(Stored items)
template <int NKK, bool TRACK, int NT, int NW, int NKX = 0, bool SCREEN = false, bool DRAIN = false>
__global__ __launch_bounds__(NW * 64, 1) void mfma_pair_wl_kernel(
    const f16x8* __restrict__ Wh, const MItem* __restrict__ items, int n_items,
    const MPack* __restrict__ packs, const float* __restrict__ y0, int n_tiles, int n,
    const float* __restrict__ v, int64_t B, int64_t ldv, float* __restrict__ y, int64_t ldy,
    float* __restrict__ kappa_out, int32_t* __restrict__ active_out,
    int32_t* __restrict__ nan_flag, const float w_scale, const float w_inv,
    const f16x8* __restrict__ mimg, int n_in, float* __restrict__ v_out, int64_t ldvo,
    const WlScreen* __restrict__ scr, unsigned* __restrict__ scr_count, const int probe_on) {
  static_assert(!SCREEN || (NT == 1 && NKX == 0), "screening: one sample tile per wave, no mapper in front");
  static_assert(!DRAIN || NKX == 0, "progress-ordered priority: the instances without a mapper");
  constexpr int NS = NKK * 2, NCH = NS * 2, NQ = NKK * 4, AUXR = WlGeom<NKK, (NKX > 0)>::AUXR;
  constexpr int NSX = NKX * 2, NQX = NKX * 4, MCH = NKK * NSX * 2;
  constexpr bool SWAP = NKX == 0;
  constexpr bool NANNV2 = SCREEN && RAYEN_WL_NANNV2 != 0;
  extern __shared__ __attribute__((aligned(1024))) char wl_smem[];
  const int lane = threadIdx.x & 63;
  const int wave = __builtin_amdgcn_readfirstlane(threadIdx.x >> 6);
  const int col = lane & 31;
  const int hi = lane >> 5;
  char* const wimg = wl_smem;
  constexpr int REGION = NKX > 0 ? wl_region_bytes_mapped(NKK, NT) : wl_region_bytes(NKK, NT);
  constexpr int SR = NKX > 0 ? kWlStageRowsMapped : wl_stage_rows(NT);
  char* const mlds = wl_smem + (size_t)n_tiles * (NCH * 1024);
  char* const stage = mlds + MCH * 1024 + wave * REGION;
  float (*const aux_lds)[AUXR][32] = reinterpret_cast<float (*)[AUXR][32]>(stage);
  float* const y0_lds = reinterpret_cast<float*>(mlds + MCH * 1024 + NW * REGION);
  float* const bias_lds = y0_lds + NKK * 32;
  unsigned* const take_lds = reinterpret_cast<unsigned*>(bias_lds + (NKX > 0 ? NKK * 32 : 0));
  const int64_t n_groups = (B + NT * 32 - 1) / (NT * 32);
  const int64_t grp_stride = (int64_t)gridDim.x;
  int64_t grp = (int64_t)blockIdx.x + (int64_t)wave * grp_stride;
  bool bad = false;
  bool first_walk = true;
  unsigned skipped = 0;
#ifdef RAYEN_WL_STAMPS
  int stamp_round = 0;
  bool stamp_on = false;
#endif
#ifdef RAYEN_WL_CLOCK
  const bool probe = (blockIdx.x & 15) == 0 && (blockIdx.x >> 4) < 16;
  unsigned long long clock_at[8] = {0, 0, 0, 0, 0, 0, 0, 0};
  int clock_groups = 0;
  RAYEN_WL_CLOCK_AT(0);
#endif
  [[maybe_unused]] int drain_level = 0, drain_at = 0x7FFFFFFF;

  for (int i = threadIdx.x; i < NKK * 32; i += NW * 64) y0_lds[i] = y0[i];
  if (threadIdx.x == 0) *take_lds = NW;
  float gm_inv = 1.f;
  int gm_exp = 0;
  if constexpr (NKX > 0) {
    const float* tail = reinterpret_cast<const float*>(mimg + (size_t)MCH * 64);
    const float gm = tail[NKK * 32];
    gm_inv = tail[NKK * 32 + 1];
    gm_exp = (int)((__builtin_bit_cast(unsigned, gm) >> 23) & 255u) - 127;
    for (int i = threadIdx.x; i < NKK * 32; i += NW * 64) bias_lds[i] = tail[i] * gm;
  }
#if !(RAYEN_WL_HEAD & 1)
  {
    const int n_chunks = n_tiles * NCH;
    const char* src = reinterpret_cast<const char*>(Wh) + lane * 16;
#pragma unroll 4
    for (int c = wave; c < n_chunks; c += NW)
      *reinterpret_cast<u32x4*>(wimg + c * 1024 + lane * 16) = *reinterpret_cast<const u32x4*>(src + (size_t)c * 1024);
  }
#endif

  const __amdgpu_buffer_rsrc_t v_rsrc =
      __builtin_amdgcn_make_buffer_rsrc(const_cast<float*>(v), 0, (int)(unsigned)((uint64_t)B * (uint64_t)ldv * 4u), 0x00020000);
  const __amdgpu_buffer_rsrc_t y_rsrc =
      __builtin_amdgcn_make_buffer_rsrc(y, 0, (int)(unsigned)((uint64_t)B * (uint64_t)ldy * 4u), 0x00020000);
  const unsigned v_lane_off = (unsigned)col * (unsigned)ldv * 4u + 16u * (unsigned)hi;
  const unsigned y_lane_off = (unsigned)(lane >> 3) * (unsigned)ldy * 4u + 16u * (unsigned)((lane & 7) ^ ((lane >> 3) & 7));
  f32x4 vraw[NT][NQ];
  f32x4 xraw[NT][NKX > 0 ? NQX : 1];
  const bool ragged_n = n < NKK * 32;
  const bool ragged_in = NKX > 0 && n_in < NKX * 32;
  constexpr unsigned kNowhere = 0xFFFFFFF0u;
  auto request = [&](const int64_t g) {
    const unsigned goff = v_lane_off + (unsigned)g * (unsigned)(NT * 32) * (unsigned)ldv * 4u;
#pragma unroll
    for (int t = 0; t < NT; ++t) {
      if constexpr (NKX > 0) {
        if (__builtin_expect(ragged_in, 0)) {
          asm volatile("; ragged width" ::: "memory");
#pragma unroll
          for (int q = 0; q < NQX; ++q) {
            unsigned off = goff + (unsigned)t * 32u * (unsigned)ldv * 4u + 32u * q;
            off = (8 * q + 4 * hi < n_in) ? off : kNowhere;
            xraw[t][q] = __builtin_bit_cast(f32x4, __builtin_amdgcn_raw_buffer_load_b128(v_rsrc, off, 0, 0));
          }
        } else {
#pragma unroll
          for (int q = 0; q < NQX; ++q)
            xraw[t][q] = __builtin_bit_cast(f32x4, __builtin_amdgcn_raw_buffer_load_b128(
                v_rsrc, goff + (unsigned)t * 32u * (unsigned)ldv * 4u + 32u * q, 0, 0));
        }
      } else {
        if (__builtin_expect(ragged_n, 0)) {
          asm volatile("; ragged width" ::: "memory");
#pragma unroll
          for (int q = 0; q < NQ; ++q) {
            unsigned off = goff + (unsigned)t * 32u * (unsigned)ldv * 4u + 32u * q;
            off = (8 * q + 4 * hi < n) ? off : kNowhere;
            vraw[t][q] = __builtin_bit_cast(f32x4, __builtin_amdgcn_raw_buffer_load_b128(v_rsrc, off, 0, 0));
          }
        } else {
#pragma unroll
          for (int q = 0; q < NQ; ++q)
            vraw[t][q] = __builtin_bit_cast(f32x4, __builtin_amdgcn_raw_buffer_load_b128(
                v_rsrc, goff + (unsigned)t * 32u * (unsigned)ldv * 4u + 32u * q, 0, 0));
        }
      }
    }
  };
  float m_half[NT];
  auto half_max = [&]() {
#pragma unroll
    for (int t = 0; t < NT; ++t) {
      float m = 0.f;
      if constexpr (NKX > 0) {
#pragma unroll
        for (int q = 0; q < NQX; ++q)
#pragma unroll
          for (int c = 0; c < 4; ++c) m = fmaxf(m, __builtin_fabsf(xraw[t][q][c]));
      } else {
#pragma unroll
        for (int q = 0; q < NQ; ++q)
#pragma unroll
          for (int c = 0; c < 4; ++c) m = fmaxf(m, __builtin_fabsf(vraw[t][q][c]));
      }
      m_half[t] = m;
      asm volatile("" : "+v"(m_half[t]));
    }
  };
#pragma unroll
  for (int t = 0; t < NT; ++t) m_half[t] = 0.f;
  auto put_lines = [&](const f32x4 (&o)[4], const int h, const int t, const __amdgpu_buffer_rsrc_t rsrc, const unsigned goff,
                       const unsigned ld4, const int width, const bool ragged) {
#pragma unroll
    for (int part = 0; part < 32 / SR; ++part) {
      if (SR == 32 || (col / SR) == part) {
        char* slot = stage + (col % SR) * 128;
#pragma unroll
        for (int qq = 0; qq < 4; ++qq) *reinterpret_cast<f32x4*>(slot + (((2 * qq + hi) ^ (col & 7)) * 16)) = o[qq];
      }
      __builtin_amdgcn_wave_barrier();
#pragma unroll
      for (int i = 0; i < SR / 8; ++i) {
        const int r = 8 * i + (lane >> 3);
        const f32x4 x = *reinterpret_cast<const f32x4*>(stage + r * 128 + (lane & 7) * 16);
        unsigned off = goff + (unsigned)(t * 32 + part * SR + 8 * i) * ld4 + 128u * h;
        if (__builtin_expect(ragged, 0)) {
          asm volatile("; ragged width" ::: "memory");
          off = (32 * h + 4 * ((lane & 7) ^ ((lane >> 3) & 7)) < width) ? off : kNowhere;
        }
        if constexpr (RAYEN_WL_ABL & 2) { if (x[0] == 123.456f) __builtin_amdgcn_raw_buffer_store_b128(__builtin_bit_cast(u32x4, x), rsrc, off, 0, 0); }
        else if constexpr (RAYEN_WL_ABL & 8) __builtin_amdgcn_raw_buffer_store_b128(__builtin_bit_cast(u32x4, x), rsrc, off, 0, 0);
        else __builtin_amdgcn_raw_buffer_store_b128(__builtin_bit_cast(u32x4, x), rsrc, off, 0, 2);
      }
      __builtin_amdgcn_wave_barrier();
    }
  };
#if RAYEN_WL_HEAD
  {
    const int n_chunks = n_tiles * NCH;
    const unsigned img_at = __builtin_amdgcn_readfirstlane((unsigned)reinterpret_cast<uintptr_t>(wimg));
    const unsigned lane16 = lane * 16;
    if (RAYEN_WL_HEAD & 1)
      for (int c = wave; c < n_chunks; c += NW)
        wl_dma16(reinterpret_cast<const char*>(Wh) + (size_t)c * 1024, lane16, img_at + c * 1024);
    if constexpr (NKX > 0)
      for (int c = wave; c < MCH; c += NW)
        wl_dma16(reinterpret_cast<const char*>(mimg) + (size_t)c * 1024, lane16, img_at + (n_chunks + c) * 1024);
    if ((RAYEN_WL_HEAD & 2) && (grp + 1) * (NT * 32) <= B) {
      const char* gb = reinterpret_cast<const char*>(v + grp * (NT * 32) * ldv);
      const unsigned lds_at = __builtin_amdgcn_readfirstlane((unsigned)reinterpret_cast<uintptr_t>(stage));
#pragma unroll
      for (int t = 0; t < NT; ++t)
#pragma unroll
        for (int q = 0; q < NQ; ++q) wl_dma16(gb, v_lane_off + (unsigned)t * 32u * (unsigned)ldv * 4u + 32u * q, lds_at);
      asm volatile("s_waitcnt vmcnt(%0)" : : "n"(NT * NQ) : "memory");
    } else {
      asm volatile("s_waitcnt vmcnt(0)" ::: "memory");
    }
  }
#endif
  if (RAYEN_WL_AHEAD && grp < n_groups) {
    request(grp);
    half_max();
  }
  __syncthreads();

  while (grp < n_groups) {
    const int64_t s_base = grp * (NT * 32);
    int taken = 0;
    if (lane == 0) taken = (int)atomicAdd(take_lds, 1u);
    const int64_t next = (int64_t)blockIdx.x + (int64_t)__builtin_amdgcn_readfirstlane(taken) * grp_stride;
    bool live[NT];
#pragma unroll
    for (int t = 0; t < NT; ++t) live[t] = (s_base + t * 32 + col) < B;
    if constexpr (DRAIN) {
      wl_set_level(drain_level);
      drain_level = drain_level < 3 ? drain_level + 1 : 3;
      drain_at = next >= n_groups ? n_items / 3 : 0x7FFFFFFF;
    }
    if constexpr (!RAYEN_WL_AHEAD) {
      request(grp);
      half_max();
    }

* **Assignment**: Starting with the line that holds "gm_exp = (int)((__builtin_bit_cast(unsigned, gm)" and ending with the line that holds "const __amdgpu_buffer_rsrc_t v_rsrc", retype every line in the data above exactly, and nothing else.

* **Task answer**:
    gm_exp = (int)((__builtin_bit_cast(unsigned, gm) >> 23) & 255u) - 127;
    for (int i = threadIdx.x; i < NKK * 32; i += NW * 64) bias_lds[i] = tail[i] * gm;
  }
#if !(RAYEN_WL_HEAD & 1)
  {
    const int n_chunks = n_tiles * NCH;
    const char* src = reinterpret_cast<const char*>(Wh) + lane * 16;
#pragma unroll 4
    for (int c = wave; c < n_chunks; c += NW)
      *reinterpret_cast<u32x4*>(wimg + c * 1024 + lane * 16) = *reinterpret_cast<const u32x4*>(src + (size_t)c * 1024);
  }
#endif

  const __amdgpu_buffer_rsrc_t v_rsrc =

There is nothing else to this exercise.